--- Data to use Enclosed Below ---
class Codebook:
    def __init__(self, ctx, words, vote_offsets, vote_xyz, vote_class, vote_instance, n_classes, class_sigma,
                 word_weight=None, vote_weight=None, vote_class_weight=None, vote_bbox_quat=None, vote_bbox_size=None):
        f32 = lambda a: None if a is None else np.ascontiguousarray(np.asarray(a, dtype=np.float32))
        self.ctx = ctx
        words = f32(words)
        self.n_words, self.dim = words.shape
        self.n_classes = int(n_classes)
        self._h = C.c_void_p()
        rc = lib().ismhip_codebook_create(ctx._h, C.c_int(self.n_words), C.c_int(self.dim), _p(words), _p(f32(word_weight)),
                                          _p(_u32(vote_offsets)), _p(f32(vote_xyz)), _p(f32(vote_weight)),
                                          _p(f32(vote_class_weight)), _p(_u32(vote_class)), _p(_u32(vote_instance)),
                                          _p(f32(vote_bbox_quat)), _p(f32(vote_bbox_size)), C.c_int(self.n_classes),
                                          _p(f32(class_sigma)), C.byref(self._h))
        ctx.check(rc, "ismhip_codebook_create")
        self.max_votes = lib().ismhip_codebook_max_votes_per_word(self._h)
        e = C.c_float(1.0)
        self.stage1_dims = int(lib().ismhip_codebook_stage1_dims(self._h, C.byref(e)))
        self.stage1_energy = float(e.value)
        self.stage2_dims = int(lib().ismhip_codebook_stage2_dims(self._h, C.byref(e)))
        self.stage2_energy = float(e.value)

    def set_word_class(self, word_class):
        self.ctx.check(lib().ismhip_codebook_set_word_class(self.ctx._h, self._h, _p(_u32(word_class))), "ismhip_codebook_set_word_class")

    def set_word_keypoint(self, word_keypoint):
        kp = np.ascontiguousarray(np.asarray(word_keypoint, dtype=np.float32))
        assert kp.shape == (self.n_words, 3)
        self.ctx.check(lib().ismhip_codebook_set_word_keypoint(self.ctx._h, self._h, _p(kp)), "ismhip_codebook_set_word_keypoint")

    def make_binary(self):
        self.ctx.check(lib().ismhip_codebook_make_binary(self.ctx._h, self._h), "ismhip_codebook_make_binary")

    @property
    def has_binary(self):
        return lib().ismhip_codebook_has_binary(self._h) == 1

    def close(self):
        if self._h:
            lib().ismhip_codebook_destroy(self.ctx._h, self._h)
            self._h = C.c_void_p()

    def __del__(self):
        try:
            self.close()
        except Exception:
            pass


def _torch():
    import torch
    return torch


def shot_lrf(ctx, cloud, kp_offsets, kpx, kpy, kpz, radius):
    torch = _torch()
    ko = _u32(kp_offsets)
    out = torch.empty((int(ko[-1]), 9), dtype=torch.float32, device=kpx.device)
    ctx.check(lib().ismhip_shot_lrf(ctx._h, cloud._h, _p(ko), _p(kpx), _p(kpy), _p(kpz), C.c_float(radius), _p(out)), "ismhip_shot_lrf")
    return out


def shotna_lrf(ctx, cloud, kp_offsets, kpx, kpy, kpz, radius):
    torch = _torch()
    ko = _u32(kp_offsets)
    out = torch.empty((int(ko[-1]), 9), dtype=torch.float32, device=kpx.device)
    ctx.check(lib().ismhip_shotna_lrf(ctx._h, cloud._h, _p(ko), _p(kpx), _p(kpy), _p(kpz), C.c_float(radius), _p(out)), "ismhip_shotna_lrf")
    return out


LRF_TYPES = {"SHOT": shot_lrf, "SHOTNA": shotna_lrf}


def shot352(ctx, cloud, kp_offsets, kpx, kpy, kpz, lrf, radius, want_counts=False):
    torch = _torch()
    ko = _u32(kp_offsets)
    n = int(ko[-1])
    out = torch.empty((n, 352), dtype=torch.float32, device=kpx.device)
    cnt = torch.empty((n,), dtype=torch.int32, device=kpx.device) if want_counts else None
    ctx.check(lib().ismhip_shot352(ctx._h, cloud._h, _p(ko), _p(kpx), _p(kpy), _p(kpz), _p(lrf), C.c_float(radius), _p(out), _p(cnt)),
              "ismhip_shot352")
    return (out, cnt) if want_counts else out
--- End of Enclosed Data to use ---
## [Task details]
Write out the full listing, keeping every line exactly as it is.

## [Written solution]
class Codebook:
    def __init__(self, ctx, words, vote_offsets, vote_xyz, vote_class, vote_instance, n_classes, class_sigma,
                 word_weight=None, vote_weight=None, vote_class_weight=None, vote_bbox_quat=None, vote_bbox_size=None):
        f32 = lambda a: None if a is None else np.ascontiguousarray(np.asarray(a, dtype=np.float32))
        self.ctx = ctx
        words = f32(words)
        self.n_words, self.dim = words.shape
        self.n_classes = int(n_classes)
        self._h = C.c_void_p()
        rc = lib().ismhip_codebook_create(ctx._h, C.c_int(self.n_words), C.c_int(self.dim), _p(words), _p(f32(word_weight)),
                                          _p(_u32(vote_offsets)), _p(f32(vote_xyz)), _p(f32(vote_weight)),
                                          _p(f32(vote_class_weight)), _p(_u32(vote_class)), _p(_u32(vote_instance)),
                                          _p(f32(vote_bbox_quat)), _p(f32(vote_bbox_size)), C.c_int(self.n_classes),
                                          _p(f32(class_sigma)), C.byref(self._h))
        ctx.check(rc, "ismhip_codebook_create")
        self.max_votes = lib().ismhip_codebook_max_votes_per_word(self._h)
        e = C.c_float(1.0)
        self.stage1_dims = int(lib().ismhip_codebook_stage1_dims(self._h, C.byref(e)))
        self.stage1_energy = float(e.value)
        self.stage2_dims = int(lib().ismhip_codebook_stage2_dims(self._h, C.byref(e)))
        self.stage2_energy = float(e.value)

    def set_word_class(self, word_class):
        self.ctx.check(lib().ismhip_codebook_set_word_class(self.ctx._h, self._h, _p(_u32(word_class))), "ismhip_codebook_set_word_class")

    def set_word_keypoint(self, word_keypoint):
        kp = np.ascontiguousarray(np.asarray(word_keypoint, dtype=np.float32))
        assert kp.shape == (self.n_words, 3)
        self.ctx.check(lib().ismhip_codebook_set_word_keypoint(self.ctx._h, self._h, _p(kp)), "ismhip_codebook_set_word_keypoint")

    def make_binary(self):
        self.ctx.check(lib().ismhip_codebook_make_binary(self.ctx._h, self._h), "ismhip_codebook_make_binary")

    @property
    def has_binary(self):
        return lib().ismhip_codebook_has_binary(self._h) == 1

    def close(self):
        if self._h:
            lib().ismhip_codebook_destroy(self.ctx._h, self._h)
            self._h = C.c_void_p()

    def __del__(self):
        try:
            self.close()
        except Exception:
            pass


def _torch():
    import torch
    return torch


def shot_lrf(ctx, cloud, kp_offsets, kpx, kpy, kpz, radius):
    torch = _torch()
    ko = _u32(kp_offsets)
    out = torch.empty((int(ko[-1]), 9), dtype=torch.float32, device=kpx.device)
    ctx.check(lib().ismhip_shot_lrf(ctx._h, cloud._h, _p(ko), _p(kpx), _p(kpy), _p(kpz), C.c_float(radius), _p(out)), "ismhip_shot_lrf")
    return out


def shotna_lrf(ctx, cloud, kp_offsets, kpx, kpy, kpz, radius):
    torch = _torch()
    ko = _u32(kp_offsets)
    out = torch.empty((int(ko[-1]), 9), dtype=torch.float32, device=kpx.device)
    ctx.check(lib().ismhip_shotna_lrf(ctx._h, cloud._h, _p(ko), _p(kpx), _p(kpy), _p(kpz), C.c_float(radius), _p(out)), "ismhip_shotna_lrf")
    return out


LRF_TYPES = {"SHOT": shot_lrf, "SHOTNA": shotna_lrf}


def shot352(ctx, cloud, kp_offsets, kpx, kpy, kpz, lrf, radius, want_counts=False):
    torch = _torch()
    ko = _u32(kp_offsets)
    n = int(ko[-1])
    out = torch.empty((n, 352), dtype=torch.float32, device=kpx.device)
    cnt = torch.empty((n,), dtype=torch.int32, device=kpx.device) if want_counts else None
    ctx.check(lib().ismhip_shot352(ctx._h, cloud._h, _p(ko), _p(kpx), _p(kpy), _p(kpz), _p(lrf), C.c_float(radius), _p(out), _p(cnt)),
              "ismhip_shot352")
    return (out, cnt) if want_counts else out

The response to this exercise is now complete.